Primary cultures of DeltaF508 CF bronchiolar epithelial cells displayed higher transepithelial resistance than non-CF cultures, whereas baseline short circuit current and amiloride-inhibitable short circuit current were similar in both preparations. The ASL height was significantly smaller in CF compared with non-CF preparations. In the presence of amiloride, addition of forskolin increased short circuit current in non-CF but not in CF bronchiolar cultures, and the ATP-induced increase in short circuit current was lower in CF than in non-CF cultures. Non-CF bronchiolar preparations displayed larger short circuit current and fluid secretion in responses to forskolin than non-CF bronchial preparations, suggesting that CFTR-dependent Cl(-) transport may play a more important role in the regulation of fluid transport in small airways than in large airways.

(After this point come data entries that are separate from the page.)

# willow-ahrens/ChainPartitioners.jl

Measured on AMD Instinct MI355X. Metric: partitions/sec, DynamicTotalSplitter(AffineConnectivityModel{Int64}(0,0,0,1)), K=64, higher is better.
Workload: dtype int64; 1 GPU; config 3: DynamicTotalSplitter(AffineConnectivityModel{Int64}(0,0,0,1)) on suitesparse_shaped CSR (seeded SplitMix64 generator, tests/synth.py), n=10000000 rows, nnz=100000000, K=64; one independent partition per GPU; n=10000000, nnz=100000000, K=64, includes_oracle_build=True, device_block_pool=True

## Files before the change

### chainpartitioners.jl_amd/_lib.py

```python
from __future__ import annotations

import ctypes as C
import os
from functools import partial
import weakref

import numpy as np

from . import models as M

_HERE = os.path.dirname(os.path.abspath(__file__))
LIB_PATH = os.environ.get("CP_LIB_PATH") or os.path.join(_HERE, "libchainpart.so")


class _Array:

    def __init__(self, dtype, name):
        self.dtype, self.name, self.what = np.dtype(dtype), name, np.dtype(dtype).name

    def _accepts(self, a):
        return a.dtype == self.dtype

    def from_param(self, a):
        if a is None:
# ... 76 lines not shown
    "cp_dp_ptr_at": (_i32, [_vp, _i64, _i64, _pi64]),
    "cp_dp_ptr_row": (_i32, [_vp, _i64, _I64("out")]),
    "cp_dp_set_window": (_i32, [_vp, _i64]),
    "cp_dp_set_rows": (_i32, [_vp, _i64, _i64]),
    "cp_dp_block_tables": (_i32, [_vp, _pi32, _I64("opt_out"), _I64("nets_out"), _I64("selfnets_out")]),
    "cp_dp_destroy": (_i32, [_vp]),
    "cp_set_stream": (_i32, [_vp, _vp]),
    "cp_reset_stream": (_i32, [_vp]),
    "cp_get_stat": (_i32, [_str, _pi64]),
    "cp_test_round_scans": (_i32, [_I32("a"), _i64, _i64, _I32("b"), _i64, _i64, _i32, _i64, _i64, _i32, _i32,
                                   _I64("offs_out"), _I64("toffs_out"), _I64("res")]),
    "cp_test_fix_merge": (_i32, [_MODEL, _i64, _I64("toffs"), _I64("part_v"), _I32("part_p"), _I32("part_nn"), _I32("part_nl"), _I32("tile_s"),
                                 _I32("tile_s2"), _I32("anchor"), _I32("anchor2"), _I32("row"), _I32("plane"), _i64, _i32, _I32("p_out"),
                                 _I32("nn_out"), _I32("nl_out"), _I64("res")]),
    "cp_test_own_split": (_i32, [_vp, _I32("vpos_out"), _I32("vsa_out"), _I32("vnext_out"), _I64("res")]),
    "cp_set_option": (_i32, [_str, _i64]),
    "cp_prof_enable": (_i32, [_i32]),
    "cp_prof_reset": (_i32, []),
    "cp_prof_get": (_i32, [_i32, C.POINTER(C.c_char_p), _pi64, _pf64, _pf64]),
}
SYMBOLS = list(SIGNATURES)

_lib = None


def _typed(name, fn, restype, argtypes):
    fn.restype, fn.argtypes = restype, argtypes

    def call(*args):
        try:
# ... 129 lines not shown
        p, nn, res = np.zeros(ntask, np.int32), np.zeros(ntask, np.int32), np.zeros(4, np.int64)
        nl = None if part_nl is None else np.zeros(ntask, np.int32)
        rc = self.lib.cp_test_fix_merge(mm, ntask, toffs, part_v, i32(part_p), i32(part_nn), i32(part_nl), i32(tile_s), i32(tile_s2), i32(anchor),
                                        i32(anchor2), i32(row), i32(plane), n, reps, p, nn, nl, res)
        self._ok(rc, "cp_test_fix_merge")
        return p, nn, nl, dict(zip(("items", "trips", "edges", "tickets_left"), (int(v) for v in res)))

    def test_own_split(self, A):
        nb = max(0, int(A.n).bit_length() - 8)
        vpos = np.zeros((max(nb, 1), A.n + 1), np.int32); vsa = np.zeros_like(vpos)
        vnext = np.zeros(max(A.nnz, 1), np.int32); res = np.zeros(2, np.int64)
        rc = self.lib.cp_test_own_split(self._h(A), vpos.reshape(-1), vsa.reshape(-1), vnext, res)
        self._ok(rc, "cp_test_own_split")
        assert int(res[0]) == nb
        return nb, vpos[:nb], vsa[:nb], vnext[:int(res[1])]

    def set_option(self, name, value):
        return self.lib.cp_set_option(name.encode(), value)

    def partition_dynamic(self, A, K, combine, order, mm, rp, wm, wi, wf, spl):
        return self.lib.cp_partition_dynamic(self._h(A), K, combine, order, mm, rp, wm, wi, wf, spl)

    def pack_dynamic(self, A, mm, rp, wm, wi, wf, spl, Kout):
        return self.lib.cp_pack_dynamic(self._h(A), mm, rp, wm, wi, wf, spl, Kout)

    def pack_dynamic_tables(self, A, mm, rp, wm, wi, wf):
        spl = np.zeros(A.n + 1, dtype=np.int64)
        cst = _cost_zeros(mm, A.n + 1)
        rc = self.lib.cp_pack_dynamic_tables(self._h(A), mm, rp, wm, wi, wf, spl, *_by_type(cst))
        return rc, cst, spl
# ... 237 lines not shown
```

In CF small airways, defective Cl(-) secretion combined with unregulated (persistent) Na(+) absorption results in ASLdepletion.
小气道是囊性纤维化(CF)病理变化的主要部位,并且构成了肺传导气道的大部分表面积。然而,关于CF对小(细支气管)气道中离子和液体转运的影响却知之甚少。
描述CF细支气管上皮细胞的离子和液体转运特性。
获取人支气管和细支气管(非CF和CF)上皮细胞的原代培养物。在尤斯灌流小室中研究生物电特性,并用共聚焦显微镜测量气道表面液体(ASL)高度。
DeltaF508 CF细支气管上皮细胞的原代培养物显示出比非CF培养物更高的跨上皮电阻,而两种制剂中的基线短路电流和氨氯地平可抑制的短路电流相似。与非CF制剂相比,CF中的ASL高度明显更小。在存在氨氯地平的情况下,添加福斯高林可增加非CF细支气管培养物中的短路电流,但不能增加CF细支气管培养物中的短路电流,并且CF中ATP诱导的短路电流增加低于非CF培养物。与非CF支气管制剂相比,但非CF细支气管制剂对福斯高林的反应显示出更大的短路电流和液体分泌,这表明CFTR依赖性Cl⁻转运在小气道液体转运调节中可能比大气道中起更重要的作用。
在CF小气道中,Cl⁻分泌缺陷与不受调节(持续)的Na⁺吸收相结合导致ASL耗竭。